[Stored data]

[Start of Attachment]

template <int WIDTH, int S1, bool DIFFUSE>
__global__ void __launch_bounds__(SHADE_THREADS)
shade_fwd_kernel(const float* __restrict__ feat, int C, int c_view0, int n_view, const float* __restrict__ emb, int E,
                 const int64_t* __restrict__ ray_id, int64_t M_cap, const int64_t* __restrict__ m_dev, const float* __restrict__ W1,
                 const float* __restrict__ b1, const float* __restrict__ W2, const float* __restrict__ b2,
                 const float* __restrict__ W3, const float* __restrict__ b3, int D_in, float* __restrict__ rgb,
                 float* __restrict__ H1, float* __restrict__ H2, unsigned long long* __restrict__ masks, int experiment) {
  const int64_t M = m_dev ? (*m_dev < M_cap ? *m_dev : M_cap) : M_cap;
  constexpr int T = WIDTH / 32;
  __shared__ ShadeLds<WIDTH, S1> L;
  __shared__ __attribute__((aligned(16))) float s_stage[SHADE_WAVES][32 * SHADE_STAGE_STRIDE];
  shade_load_weights<WIDTH, S1>(L, W1, b1, W2, b2, W3, b3, D_in);
  __syncthreads();
  const int lane = threadIdx.x & 63, h = lane >> 5;
  float* stage = s_stage[threadIdx.x >> 6];
  const int64_t n_tiles = (M + 31) / 32;
  const int64_t gw = (int64_t)blockIdx.x * (blockDim.x >> 6) + (threadIdx.x >> 6);
  const int64_t nw = (int64_t)gridDim.x * (blockDim.x >> 6);
  for (int64_t tile = gw; tile < n_tiles; tile += nw) {
    const int64_t row = tile * 32 + (lane & 31);
    const bool valid = row < M;
    const int64_t rowc = valid ? row : (M - 1);
    float x[S1];
    if (experiment & 16) { for (int s = 0; s < S1; ++s) x[s] = 0.01f * (float)(lane + s); }
    else shade_load_x<S1>(feat, C, c_view0, n_view, emb, E, rowc, ray_id[rowc], lane, x);
    f32x16 acc1[T];
    float z[3];
    const int rows_valid = (int)(M - tile * 32 < 32 ? M - tile * 32 : 32);
    unsigned long long mask2;
    shade_tile_forward<WIDTH, S1>(L, x, lane, acc1, z, (H1 != nullptr && !(experiment & 32)) ? (H2 + tile * 32 * WIDTH) : nullptr,
                                  stage, rows_valid, mask2);
    if (valid) {
      if (h == 0) {
#pragma unroll
        for (int c = 0; c < 3; ++c) {
          const float zz = DIFFUSE ? z[c] + feat[row * C + c] : z[c];
          rgb[row * 3 + c] = 1.0f / (1.0f + expf(-zz));
        }
      }
      if (H1 != nullptr) {
        unsigned long long mask1 = 0ull;
#pragma unroll
        for (int t = 0; t < T; ++t) {
#pragma unroll
          for (int r = 0; r < 16; ++r) mask1 |= (unsigned long long)dvgo_relu_bit(acc1[t][r]) << (16 * t + r);
        }
        masks[(row * 2 + 0) * 2 + h] = mask1;
        masks[(row * 2 + 1) * 2 + h] = mask2;
      }
    }
    if (H1 != nullptr && !(experiment & 32)) {
#pragma unroll
      for (int t = 0; t < T; ++t) shade_store_tile(stage, acc1[t], H1 + tile * 32 * WIDTH + 32 * t, WIDTH, lane, rows_valid);
    }
  }
}

template <int WIDTH>
struct ShadeBwdLds {
  static constexpr int T = WIDTH / 32;
  float w2ta[T][T][16][64];
  float w1ta[T][16][64];
  float w3p[3][2][T * 16];
};

template <int WIDTH, bool DIFFUSE>
__global__ void __launch_bounds__(SHADE_BWD_THREADS)
shade_bwd_kernel(const float* __restrict__ g_rgb, const float* __restrict__ rgb,
                 const unsigned long long* __restrict__ masks, int64_t M_cap, const int64_t* __restrict__ m_dev,
                 const float* __restrict__ W1, const float* __restrict__ W2,
                 const float* __restrict__ W3, int D_in, int C, int c_view0, int n_view,
                 float* __restrict__ g_feat, float* __restrict__ G1, float* __restrict__ gz_out, int experiment) {
  const int64_t M = m_dev ? (*m_dev < M_cap ? *m_dev : M_cap) : M_cap;
  constexpr int T = WIDTH / 32;
  __shared__ ShadeBwdLds<WIDTH> L;
  __shared__ __attribute__((aligned(16))) float s_stage[SHADE_BWD_WAVES][32 * SHADE_STAGE_STRIDE];
  float* stage = s_stage[threadIdx.x >> 6];
  {
    const int tid = threadIdx.x, nt = blockDim.x;
    for (int i = tid; i < T * T * 16 * 64; i += nt) {
      const int l = i & 63, r = (i >> 6) & 15, t2 = (i >> 10) % T, tin = (i >> 10) / T;
      (&L.w2ta[0][0][0][0])[i] = W2[acc_feature(t2, r, l >> 5) * WIDTH + 32 * tin + (l & 31)];
    }
    for (int i = tid; i < T * 16 * 64; i += nt) {
      const int l = i & 63, r = (i >> 6) & 15, t = i >> 10;
      const int k = l & 31;
      (&L.w1ta[0][0][0])[i] = (k < D_in) ? W1[acc_feature(t, r, l >> 5) * D_in + k] : 0.0f;
    }
    for (int i = tid; i < 3 * 2 * T * 16; i += nt) {
      const int tr = i % (T * 16), h = (i / (T * 16)) & 1, c = i / (2 * T * 16);
      (&L.w3p[0][0][0])[i] = W3[c * WIDTH + acc_feature(tr >> 4, tr & 15, h)];
    }
  }
  __syncthreads();
  const int lane = threadIdx.x & 63, h = lane >> 5;
  const int64_t n_tiles = (M + 31) / 32;
  const int64_t gw = (int64_t)blockIdx.x * (blockDim.x >> 6) + (threadIdx.x >> 6);
  const int64_t nw = (int64_t)gridDim.x * (blockDim.x >> 6);
  for (int64_t tile = gw; tile < n_tiles; tile += nw) {
    const int64_t row = tile * 32 + (lane & 31);
    const bool valid = row < M;
    const int64_t rowc = valid ? row : (M - 1);
    float gz[3];
#pragma unroll
    for (int c = 0; c < 3; ++c) {
      const float o = rgb[rowc * 3 + c];
      gz[c] = valid ? g_rgb[rowc * 3 + c] * o * (1.0f - o) : 0.0f;
    }
    if (valid && h == 0) {
#pragma unroll
      for (int c = 0; c < 3; ++c) {
        gz_out[row * 3 + c] = gz[c];
        if (DIFFUSE) g_feat[row * C + c] = gz[c];
      }
    }
    const unsigned long long m1 = masks[(rowc * 2 + 0) * 2 + h];
    const unsigned long long m2 = masks[(rowc * 2 + 1) * 2 + h];
    f32x16 g2[T];
#pragma unroll
    for (int t2 = 0; t2 < T; ++t2) {
#pragma unroll
      for (int r = 0; r < 16; ++r) {
        const float v = fmaf(L.w3p[2][h][t2 * 16 + r], gz[2],
                             fmaf(L.w3p[1][h][t2 * 16 + r], gz[1], L.w3p[0][h][t2 * 16 + r] * gz[0]));
        g2[t2][r] = ((m2 >> (16 * t2 + r)) & 1ull) ? v : 0.0f;
      }
    }
    f32x16 gx;
#pragma unroll
    for (int r = 0; r < 16; ++r) gx[r] = 0.0f;
#pragma unroll 1
    for (int tin = 0; tin < T; ++tin) {
      f32x16 acc;
#pragma unroll
      for (int r = 0; r < 16; ++r) acc[r] = 0.0f;
#pragma unroll
      for (int t2 = 0; t2 < T; ++t2) {
#pragma unroll
        for (int r = 0; r < 16; ++r)
          acc = __builtin_amdgcn_mfma_f32_32x32x2f32(L.w2ta[tin][t2][r][lane], g2[t2][r], acc, 0, 0, 0);
        __builtin_amdgcn_sched_barrier(0);
      }
#pragma unroll
      for (int q = 0; q < 4; ++q) {
        const unsigned int mb = (unsigned int)(m1 >> (16 * tin + 4 * q)) & 15u;
        acc[4 * q + 0] = (mb & 1u) ? acc[4 * q + 0] : 0.0f;
        acc[4 * q + 1] = (mb & 2u) ? acc[4 * q + 1] : 0.0f;
        acc[4 * q + 2] = (mb & 4u) ? acc[4 * q + 2] : 0.0f;
        acc[4 * q + 3] = (mb & 8u) ? acc[4 * q + 3] : 0.0f;
      }
      if (!(experiment & 1))
        shade_store_tile(stage, acc, G1 + tile * 32 * WIDTH + 32 * tin, WIDTH, lane,
                         (int)(M - tile * 32 < 32 ? M - tile * 32 : 32));
#pragma unroll
      for (int r = 0; r < 16; ++r)
        gx = __builtin_amdgcn_mfma_f32_32x32x2f32(L.w1ta[tin][r][lane], acc[r], gx, 0, 0, 0);
    }
    if (valid) {
#pragma unroll
      for (int r = 0; r < 16; ++r) {
        const int k = (r & 3) + 8 * (r >> 2) + 4 * h;
        if (k < n_view) g_feat[row * C + c_view0 + k] = gx[r];
      }
    }
  }
}

template <int WIDTH>
struct ShadeWgradLds {
  float g1[1][32][WIDTH], h1[1][32][WIDTH], h2[1][32][WIDTH];
  float x[1][32][40];
  float gz[1][32][4];
  unsigned int m2[1][32][2][2];
};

[End of Attachment]

▶ **Exercise directions**:
Look through the data above. Copy every line with the string "void" in it.

▶ **Exercise output**:
__global__ void __launch_bounds__(SHADE_THREADS)
__global__ void __launch_bounds__(SHADE_BWD_THREADS)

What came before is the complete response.